**Data for this task:**
+struct PersistConsts {
+    double prior_const, flat_llh;
+    double sm_fixed[4];
+    double src_fixed[3];
+    double src_fixed_sum;
+    double bf[3];
+    double gauss_mh, gauss_k, offset;
+    int32_t idx_sm[4];
+    int32_t idx_src[2];
+    int32_t idx_src_x, ndim;
+    double cosc[8];
+    double a;
+    uint32_t seed[2];
+    uint64_t gbase;
+    double* out_pos;
+    double* out_lnp;
+    uint32_t* out_naccept;
+    double* chain0;
+    double* lnp_chain0;
+};
+constexpr int PERSIST_CONSTS_DOUBLES = (int)((sizeof(PersistConsts) + 15) / 16) * 2;
+
+__device__ __forceinline__ void persist_consts_fill(PersistConsts* k, const GfCommon* __restrict__ c, double a, uint64_t seed)
+{
+    k->a = a; k->seed[0] = (uint32_t)seed; k->seed[1] = (uint32_t)(seed >> 32);
+    k->prior_const = c->prior_const; k->flat_llh = c->flat_llh;
+    for (int i = 0; i < 4; ++i) { k->sm_fixed[i] = c->sm_fixed[i]; k->idx_sm[i] = c->idx_sm[i]; }
+    for (int i = 0; i < 3; ++i) { k->src_fixed[i] = c->src_fixed[i]; k->bf[i] = c->bf[i]; }
+    k->src_fixed_sum = c->src_fixed_sum;
+    k->gauss_mh = c->gauss_mh; k->gauss_k = c->gauss_k; k->offset = c->offset;
+    k->idx_src[0] = c->idx_src[0]; k->idx_src[1] = c->idx_src[1]; k->idx_src_x = c->idx_src_x; k->ndim = c->ndim;
+    for (int i = 0; i < 8; ++i) k->cosc[i] = c->cosc[i];
+}
+
+template <int NDIM>
+static __device__ __attribute__((noinline)) double persist_lhs(double z, double u3, int ndim_rt)
+{
+    return stretch_lhs(z, u3, NDIM ? NDIM : ndim_rt);
+}
+
 template <int NDIM, int MODE, int MAXT>
-__global__ __launch_bounds__(MAXT) void k_stretch_persist(const PersistArgs s)
+constexpr int persist_waves_per_eu()
+{
+#ifdef GF_PERSIST_THREE_WAVES
+    return MAXT == 256 && (NDIM == 4 || NDIM == 6 || NDIM == 7) ? 3 : (MAXT == 512 ? 2 : 1);
+#else
+    return MAXT == 256 && (NDIM == 4 || NDIM == 6 || NDIM == 7) ? 4 : (MAXT == 512 ? 2 : 1);
+#endif
+}
+
+template <int NDIM, int MODE, int MAXT>
+__global__ __launch_bounds__(MAXT, (persist_waves_per_eu<NDIM, MODE, MAXT>())) void k_stretch_persist(const PersistArgs s)
 {
     constexpr int ND = NDIM ? NDIM : GF_MAX_DIM;
     extern __shared__ __attribute__((aligned(16))) double dyn[];
+#ifdef GF_PERSIST_THREE_WAVES
+    if constexpr (persist_waves_per_eu<NDIM, MODE, MAXT>() == 3) asm volatile("" ::: "v135");
+#endif
     const int chain = blockIdx.x;
-    const GfCommon& c = s.commons[s.nmodels > 1 ? chain : 0];
+    const GfCommon* __restrict__ cg = s.commons + (s.nmodels > 1 ? chain : 0);
     const double* __restrict__ ptab = s.ptabs[s.nmodels > 1 ? chain : 0];
-    const int ndim = NDIM ? NDIM : c.ndim;
+    const int ndim = NDIM ? NDIM : cg->ndim;
     const int nw = s.nwalkers, nhalf = nw / 2, nt = blockDim.x;
     const int ntw = s.workers > 0 && s.workers < nt ? s.workers : nt;
     const int ntp = nt - ntw;
     const bool producer = (int)threadIdx.x >= ntw;
     double* ctab = dyn;
-    double* pos = ctab + GF_MAX_DIM * 4;
-    double* lnp = pos + (size_t)nw * ndim;
+    PersistConsts* kc = reinterpret_cast<PersistConsts*>(ctab + GF_MAX_DIM * 4);
+    double* pos = ctab + GF_MAX_DIM * 4 + PERSIST_CONSTS_DOUBLES;
+    double* lnp = pos + nw * ndim;
     double* rows = lnp + nw;
-    uint32_t* nacc = reinterpret_cast<uint32_t*>(rows + (size_t)ntw * ndim);
+    uint32_t* nacc = reinterpret_cast<uint32_t*>(rows + ntw * ndim);
     double* dz = reinterpret_cast<double*>(nacc + ((nw + 1) & ~1));
-    double* dlhs = dz + 2 * (size_t)nhalf;
-    int* dj = reinterpret_cast<int*>(dlhs + 2 * (size_t)nhalf);
+    double* dlhs = dz + 2 * nhalf;
+    int* dj = reinterpret_cast<int*>(dlhs + 2 * nhalf);
     if (threadIdx.x < GF_MAX_DIM * 4) ctab[threadIdx.x] = ptab[threadIdx.x];
-    const int64_t cw = (int64_t)chain * nw;
-    for (int i = threadIdx.x; i < nw * ndim; i += nt) pos[i] = s.pos[cw * ndim + i];
-    for (int i = threadIdx.x; i < nw; i += nt) { lnp[i] = s.lnp[cw + i]; nacc[i] = s.naccept[cw + i]; }
-    double* row = rows + (size_t)(producer ? 0 : threadIdx.x) * ndim;
-    const uint64_t gbase = (s.stream_ids ? s.stream_ids[chain] : (uint64_t)chain) * (uint64_t)nhalf;
-    auto draw = [&](int k, uint64_t ctr, double& z, int& j, double& lhs) {
+    {
+        const int64_t cw = (int64_t)chain * nw;
+        double* gpos = s.pos + cw * ndim;
+        double* glnp = s.lnp + cw;
+        uint32_t* gnacc = s.naccept + cw;
+        if (threadIdx.x == 0) {
+            persist_consts_fill(kc, cg, s.a, s.seed);
+            kc->gbase = (s.stream_ids ? s.stream_ids[chain] : (uint64_t)chain) * (uint64_t)nhalf;
+            kc->out_pos = gpos; kc->out_lnp = glnp; kc->out_naccept = gnacc;
+            const int64_t first = ((int64_t)chain * s.nstore_cap + s.store_base) * nw;
+            kc->chain0 = s.chain ? s.chain + first * ndim : nullptr;
+            kc->lnp_chain0 = s.lnp_chain ? s.lnp_chain + first : nullptr;
+        }
+        for (int i = threadIdx.x; i < nw * ndim; i += nt) pos[i] = gpos[i];
+        for (int i = threadIdx.x; i < nw; i += nt) { lnp[i] = glnp[i]; nacc[i] = gnacc[i]; }
+    }
+    auto draw = [&](int k, uint64_t ctr, double& z, int& j, double& lhs, int ndim) {
         double u3;
-        stretch_draw(s.seed, gbase + (uint64_t)k, ctr, nhalf, s.a, z, j, u3);
-        lhs = stretch_lhs(z, u3, ndim);
+        const uint32_t seed_lo = (uint32_t)__builtin_amdgcn_readfirstlane(kc->seed[0]), seed_hi = (uint32_t)__builtin_amdgcn_readfirstlane(kc->seed[1]);
+        const uint64_t seed = (uint64_t)seed_hi << 32 | seed_lo;
+        stretch_draw(seed, kc->gbase + (uint64_t)k, ctr, nhalf, kc->a, z, j, u3);
+        lhs = persist_lhs<NDIM>(z, u3, ndim);
     };
-    const uint64_t ctr_first = 2 * s.iteration_base, ctr_end = ctr_first + 2 * (uint64_t)s.nsteps;
-    if (producer && s.nsteps > 0)
+    const int nsteps = (int)s.nsteps;
+    uint64_t ctr = 2 * s.iteration_base;
+    __syncthreads();
+    if (producer && nsteps > 0)
         for (int k = (int)threadIdx.x - ntw; k < nhalf; k += ntp) {
             double z, lhs; int j;
-            draw(k, ctr_first, z, j, lhs);
+            draw(k, ctr, z, j, lhs, ndim);
             dz[k] = z; dlhs[k] = lhs; dj[k] = j;
         }
     __syncthreads();
 
-    for (int64_t step = 0; step < s.nsteps; ++step) {
-        const uint64_t iteration = s.iteration_base + (uint64_t)step;
-        const bool store_now = s.store != 0 && s.chain != nullptr && (step % s.thin) == 0;
-        const int64_t store_index = s.store_base + (step + s.thin - 1) / s.thin;
-        for (int half = 0; half < 2; ++half) {
-            const int cbase = (1 - half) * nhalf;
-            const uint64_t ctr = 2 * iteration + half;
-            const size_t buf = (size_t)(half) * nhalf;
+    int until_store = s.store != 0 && s.chain != nullptr ? 0 : 1 << 30;
+    uint32_t srow = 0;
+    for (int step = 0; step < nsteps; ++step) {
+        const bool store_now = until_store == 0;
+        for (int half = 0; half < 2; ++half, ++ctr) {
+            const int hoff = half ? nhalf : 0;
+            const int coff = nhalf - hoff;
             if (producer) {
-                if (ctr + 1 < ctr_end)
-                    for (int k = (int)threadIdx.x - ntw; k < nhalf; k += ntp) {
+                if (half == 0 || step + 1 < nsteps)
+                    for (int kl = (int)threadIdx.x - ntw; kl < nhalf; kl += ntp) {
+                        int k = kl;
+                        asm volatile("" : "+v"(k));
                         double z, lhs; int j;
-                        draw(k, ctr + 1, z, j, lhs);
-                        const size_t nb = (size_t)(1 - half) * nhalf;
-                        dz[nb + k] = z; dlhs[nb + k] = lhs; dj[nb + k] = j;
+                        draw(k, ctr + 1, z, j, lhs, ndim);
+                        dz[coff + k] = z; dlhs[coff + k] = lhs; dj[coff + k] = j;
                     }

**Task requirements:** Locate and copy each line in the data above that includes the word "rows".

**Exercise response:**
     double* rows = lnp + nw;
-    uint32_t* nacc = reinterpret_cast<uint32_t*>(rows + (size_t)ntw * ndim);
+    uint32_t* nacc = reinterpret_cast<uint32_t*>(rows + ntw * ndim);
-    double* row = rows + (size_t)(producer ? 0 : threadIdx.x) * ndim;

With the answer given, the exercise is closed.